So you know you need a Data Warehouse. Now what? Build or buy?

The majority of investment managers understand the need for a data warehouse solution, but the decision of building it themselves versus buying it from their investment management solution provider is a little more hazy. It doesn’t have to be.

As someone who has previously worked at a major asset manager and been a consultant in the industry, I have seen the benefits and pitfalls on the different approaches to acquire a data warehouse into an organization.

I understand the potential appeal of building your own data warehouse. It is a bit like the appeal to design and build your own house – you get to choose the materials and decide on all aspects of the design. But, as with every building project, there is a risk that the house might not be delivered in time and the costs may be larger than anticipated. The same goes for building data warehouses.

Decision drivers

Before making the decision to build or buy, there are a lot of aspects to consider. What are your organizational and internal competences? Can you even build your own data warehouse or will you need to hire experts or consultants? And what about your IT landscape and strategy, does it say you need to use a specific tool, or that you should have as few providers as possible?

A crucial point is your requirement for time-to-value. When do you actually need to start using your data warehouse? Are you looking at a six month timeframe, or three years? Finally, how complex is your reporting and data requirements compared to the market? Do you have unique requirements or could a standard solution cover the vast majority of your needs?

These are all very important considerations, which need to be answered before embarking on this journey to ensure the best options.

Building versus buying a data warehouse

Building blocks

If we stick with the house analogy, there are elements in the process that you could choose to either buy or build.

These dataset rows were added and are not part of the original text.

@@ -498,6 +561,28 @@
                            pg_coef, pg_path, pg_coef_per_frame ? 1 : 0, grad_logits);
 }
 
+extern "C" int pgasr_ctc_grad_denc_from_lattice(const float* log_probs, const int32_t* input_lengths,
+                                                const int32_t* target_lengths, int T, int B, int V, int Lmax, int blank,
+                                                const float* utt_scale, const float* pg_coef, const int32_t* pg_path,
+                                                int pg_coef_per_frame, float* grad_logits, void* workspace, size_t workspace_bytes,
+                                                const float* head_weight, int hidden, float* d_enc, void* stream) {
+    if (!log_probs || !input_lengths || !target_lengths || !grad_logits || !head_weight || !d_enc) return PGASR_ERR_INVALID_ARG;
+    if ((pg_coef == nullptr) != (pg_path == nullptr)) return PGASR_ERR_INVALID_ARG;
+    const int ok = ctc_args_ok(T, B, V, Lmax, blank);
+    if (ok != PGASR_OK) return ok;
+    if (V > DENC_ROWS || hidden != DENC_N) return PGASR_ERR_UNSUPPORTED;
+    CtcWs ws;
+    if (!ctc_ws_bind(T, B, V, 2 * Lmax + 1, &ws, workspace, workspace_bytes)) return PGASR_ERR_WORKSPACE;
+    const long long rows = (long long)T * B;
+    const long long blocks = (rows + DENC_ROWS - 1) / DENC_ROWS;
+    if (blocks > 0x7fffffffLL) return PGASR_ERR_UNSUPPORTED;
+    PGASR_LAUNCH_KERNEL(ctc_grad_denc_kernel, dim3((unsigned)blocks), dim3(512), 0, (hipStream_t)stream,
+                       log_probs, input_lengths, target_lengths, T, B, V, Lmax > 0 ? Lmax : 1, 2 * Lmax + 1, blank, ws, utt_scale,
+                       pg_coef, pg_path, pg_coef_per_frame ? 1 : 0, grad_logits, head_weight, d_enc);
+    PGASR_CHECK_LAUNCH();
+    return PGASR_OK;
+}
+
 extern "C" int pgasr_ctc_grad_from_lattice_multi(const float* log_probs, const int32_t* input_lengths,
                                                  const int32_t* target_lengths, int T, int B, int V, int Lmax, int blank,
                                                  const float* utt_scale, int K, const float* pg_coef, const int32_t* pg_paths,
diff --git a/policy_gradient_asr_amd/functional.py b/policy_gradient_asr_amd/functional.py
--- a/policy_gradient_asr_amd/functional.py
+++ b/policy_gradient_asr_amd/functional.py
@@ -225,13 +225,14 @@
         return y.view(*shp[:-1], N)
 
     @staticmethod
-    def backward(ctx, dy):
+    def backward(ctx, dy, dx=None):
         x2, weight = ctx.saved_tensors
         rows, K = x2.shape
         N = weight.shape[0]
         dy2 = dy.contiguous().view(rows, N)
-        dx = torch.empty(rows, K, dtype=torch.float32, device=dy.device)
-        hipops.gemm(dy2, weight, dx, M=rows, N=K, K=N)
+        if dx is None:
+            dx = torch.empty(rows, K, dtype=torch.float32, device=dy.device)
+            hipops.gemm(dy2, weight, dx, M=rows, N=K, K=N)
         wg, bg = (p.grad for p in ctx.param_refs)
         if grad_overlap.enabled and wg is not None and bg is not None and wg.is_contiguous() and bg.is_contiguous():
             done = torch.cuda.Event()
@@ -269,7 +270,16 @@
 
     @staticmethod
     def backward(ctx, dy, _dlp=None):
-        return LinearFn.backward(ctx, dy)
+        from .loss import PGCTCLossFn
+        dx = None
+        rec = PGCTCLossFn._parked.pop(dy.data_ptr(), None) if PGCTCLossFn._parked else None
+        if rec is not None:
+            grad, d_enc, w_ptr, w_version = rec
+            weight = ctx.saved_tensors[1]
+            if (hipops.GEMM_PRECISION == 0 and dy.is_contiguous() and dy.numel() == grad.numel() and weight.data_ptr() == w_ptr
+                    and weight._version == w_version and tuple(d_enc.shape) == (ctx.saved_tensors[0].shape[0], weight.shape[1])):
+                dx = d_enc
+        return LinearFn.backward(ctx, dy, dx)
 
 
 class LogSoftmaxFn(torch.autograd.Function):
diff --git a/policy_gradient_asr_amd/hipops.py b/policy_gradient_asr_amd/hipops.py
--- a/policy_gradient_asr_amd/hipops.py
+++ b/policy_gradient_asr_amd/hipops.py
@@ -178,6 +178,28 @@
     T, B, _ = log_probs.shape
     return _grad_pass("pgasr_ctc_grad_from_lattice", log_probs, input_lengths, target_lengths, handle, utt_scale, pg_coef, pg_path,
                       "pg_path", (pg_coef, pg_path, _coef_per_frame(pg_coef, T, B)))
+
+
+CHAIN_FUSIONS = _os_environ_get("PGASR_CHAIN_FUSIONS", "1") != "0"
+GRAD_DENC_MAX_V, GRAD_DENC_HIDDEN = 32, 512
+
+
+def ctc_grad_denc_ok(log_probs, head_weight):
+    V = log_probs.shape[-1]
+    return (GEMM_PRECISION == 0 and head_weight is not None and head_weight.is_cuda and head_weight.dtype == torch.float32
+            and head_weight.is_contiguous() and tuple(head_weight.shape) == (V, GRAD_DENC_HIDDEN) and V <= GRAD_DENC_MAX_V)
+
+
+def ctc_grad_denc_from_lattice(log_probs, input_lengths, target_lengths, handle, head_weight, utt_scale=None, pg_coef=None, pg_path=None):
+    T, B, _ = log_probs.shape
+    _req(head_weight, torch.float32, "head_weight")
+    if not ctc_grad_denc_ok(log_probs, head_weight):
+        raise _lib.PgasrError("ctc_grad_denc_from_lattice: head_weight must be (V, 512) fp32 with V <= 32, in the exact-fp32 GEMM mode")
+    d_enc = torch.empty(T * B, GRAD_DENC_HIDDEN, dtype=torch.float32, device=log_probs.device)
+    grad = _grad_pass("pgasr_ctc_grad_denc_from_lattice", log_probs, input_lengths, target_lengths, handle, utt_scale, pg_coef, pg_path,
+                      "pg_path", (pg_coef, pg_path, _coef_per_frame(pg_coef, T, B)),
+                      ws_tail=(_p(head_weight), GRAD_DENC_HIDDEN, _p(d_enc)))
+    return grad, d_enc
 
 
 def pg_rewards(dist, target_lengths, lam, inv_global_batch):
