template <int NW>
__global__ void __launch_bounds__(kRollThreads, 2) levelA_count_roll_k(ReadsSrc src, LevelA p, uint32_t *__restrict__ blk_counts,
                                                                      const uint64_t *__restrict__ tile_off, uint16_t *__restrict__ ids) {
    extern __shared__ __align__(16) unsigned char sm_raw[];
    uint32_t *hist = reinterpret_cast<uint32_t *>(sm_raw);
    RollWarp &rw = *roll_warp_slice(sm_raw, p.PA);
    for (uint32_t i = threadIdx.x; i < p.PA; i += blockDim.x) hist[i] = 0;
    __syncthreads();
    const int K = p.K;
    const int lane = threadIdx.x & 31, warp = threadIdx.x >> 5;
    const int64_t ntiles = (src.n + kRollTile - 1) / kRollTile;
    const int64_t per = (ntiles + gridDim.x - 1) / gridDim.x;
    const int64_t t0 = (int64_t)blockIdx.x * per, t1 = min(ntiles, t0 + per);
    for (int64_t t = t0 + warp; t < t1; t += kRollWarps) {
        const int64_t item0 = t * kRollTile;
        const int nitems = (int)min((int64_t)kRollTile, src.n - item0);
        uint32_t unif = 0;
        bool staged = false;
        const bool has_next = t + kRollWarps < t1;
        const int64_t nx = (t + kRollWarps) * kRollTile;
        uint64_t next_w0 = 0;
        if (has_next) {
            next_w0 = src.offs[nx];
            if (lane == 0) prefetch_l2(src.lens + nx);
            else if (lane == 1 && nx + 16 < src.n) prefetch_l2(src.offs + nx + 16);
        }
        const uint32_t nunits = roll_warp_setup(src, item0, nitems, rw, &unif, &staged);
        uint64_t *row = ids ? reinterpret_cast<uint64_t *>(ids + tile_off[t]) : nullptr;
        for (uint32_t u = lane; u < nunits; u += 32) {
            const RollUnit q = roll_unit(rw, nitems, u, unif, K);
            const uint64_t *seq = staged ? static_cast<const uint64_t *>(rw.words + rw.off[q.it]) : src.words + src.offs[item0 + q.it];
            RollState<NW> st;
            roll_init<NW>(st, seq, q.j0, K, q.cnt);
#pragma unroll 1
            for (int g = 0; g < kRollC / 4; ++g) {
                uint64_t acc = 0;
#pragma unroll
                for (int e = 0; e < 4; ++e) {
                    const int s = 4 * g + e;
                    uint32_t id = 0xffffu;
                    if (s < q.cnt) {
                        if (s > 0) roll_next<NW>(st, K);
                        const Kmer<NW> k = kmer_is_minimal<NW>(st.f, st.r) ? st.f : st.r;
                        uint32_t part;
                        if (part_of<NW>(p, k, &part)) { atomicAdd(&hist[part], 1u); id = part; }
                    }
                    acc |= (uint64_t)id << (16 * e);
                }
                if (row) row[(size_t)u * (kRollC / 4) + g] = acc;
            }
        }
        if (has_next && lane < 10 && next_w0 + 16 * lane < src.nwords) prefetch_l2(src.words + next_w0 + 16 * lane);
        __syncwarp();
    }
    __syncthreads();
    uint32_t *out = blk_counts + (size_t)blockIdx.x * p.PA;
    for (uint32_t i = threadIdx.x; i < p.PA; i += blockDim.x) out[i] += hist[i];
}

For the data warehouse I see three elements; the tool as the software to build the solution, the model reflecting the business entities and design, and the extracts used to take data from your source systems.

The tool

Do you want to build your ETL mechanism yourself? There is an operational risk involved when being your own application provider. Not only because it might not be one of your core capabilities, but also because it will require updating every time your other solutions are upgraded. It’s important to note that when you buy from an established vendor, you are leveraging from years of experience in this area which they have built up in this area across a broad range of clients. If your data load is very complex, building yourself is not recommended.

If you do choose to build your own tool to load data, then you must also expect significant wait time before you even start building your data warehouse, and even more time before it is functional. On the other hand, one of the benefits is that you get full transparency of what is happening in your code and thus control of what is happening behind the user interface.

The model

Almost everyone, myself included often underestimate how long it takes to design and structure the business entities in a data warehouse, often assuming that it will take only a few months. In fact, it can take a couple of years in the investment management industry to design the full spectrum of the business domain reflecting an iterative process involving several stakeholders.

When you buy, you are also buying other clients’ input and experience – all of which enhances the product compared to doing it solo. Building however, gives you the flexibility to design a setup that better reflects your unique business model, but at the end of the day, how unique is your data requirements compared to your peers? A standard model might still let you add customizations if necessary.

The extracts

How well do you know the structure of your primary data sources? It usually requires a lot of in depth knowledge of software applications in order to fetch the right data from the right database tables. However, if you have this knowledge in your organization building your own extracts might enable you to have a full overview of what is going on.

On the other hand, when you buy, you get a better integration and more holistic solution as the vendor can think in the data warehouse before application changes are implemented – e.g. Release 6.3 of SimCorp Dimension next year – will impact the underlying data structure, and manual changes to your own data warehouse is needed if you have chosen to build it yourself.

Rather than two separate products following different product roadmaps and focus areas, it makes a huge difference having the same vendor focusing on the bigger picture and improving on both at the same time. This of course requires that your software vendor has a well-built data warehouse that can support your needs. If they do, then the argument is strong. Buy it from them and enjoy the short and long-term benefits that will come.

Total delivery from your software vendor

One thing that I would add (that has come to my mind since I started working at SimCorp) is the significant benefit having the software vendor (in this case SimCorp) delivering a Data Warehouse solution as a standard offering.

SimCorp knows what happens to the tables the software modules rely on which makes it much easier to make the right solution for reporting from the start. Having the same people who are involved designing the software modules being a part of the team handling how the data should flow to the Data Warehouse makes an enormous difference.

If we sum up using the analogy of the house this will correspond to having one vendor responsible for delivering your dream home – making sure that all parts fits together and you can move in on time, on budget and with few surprises.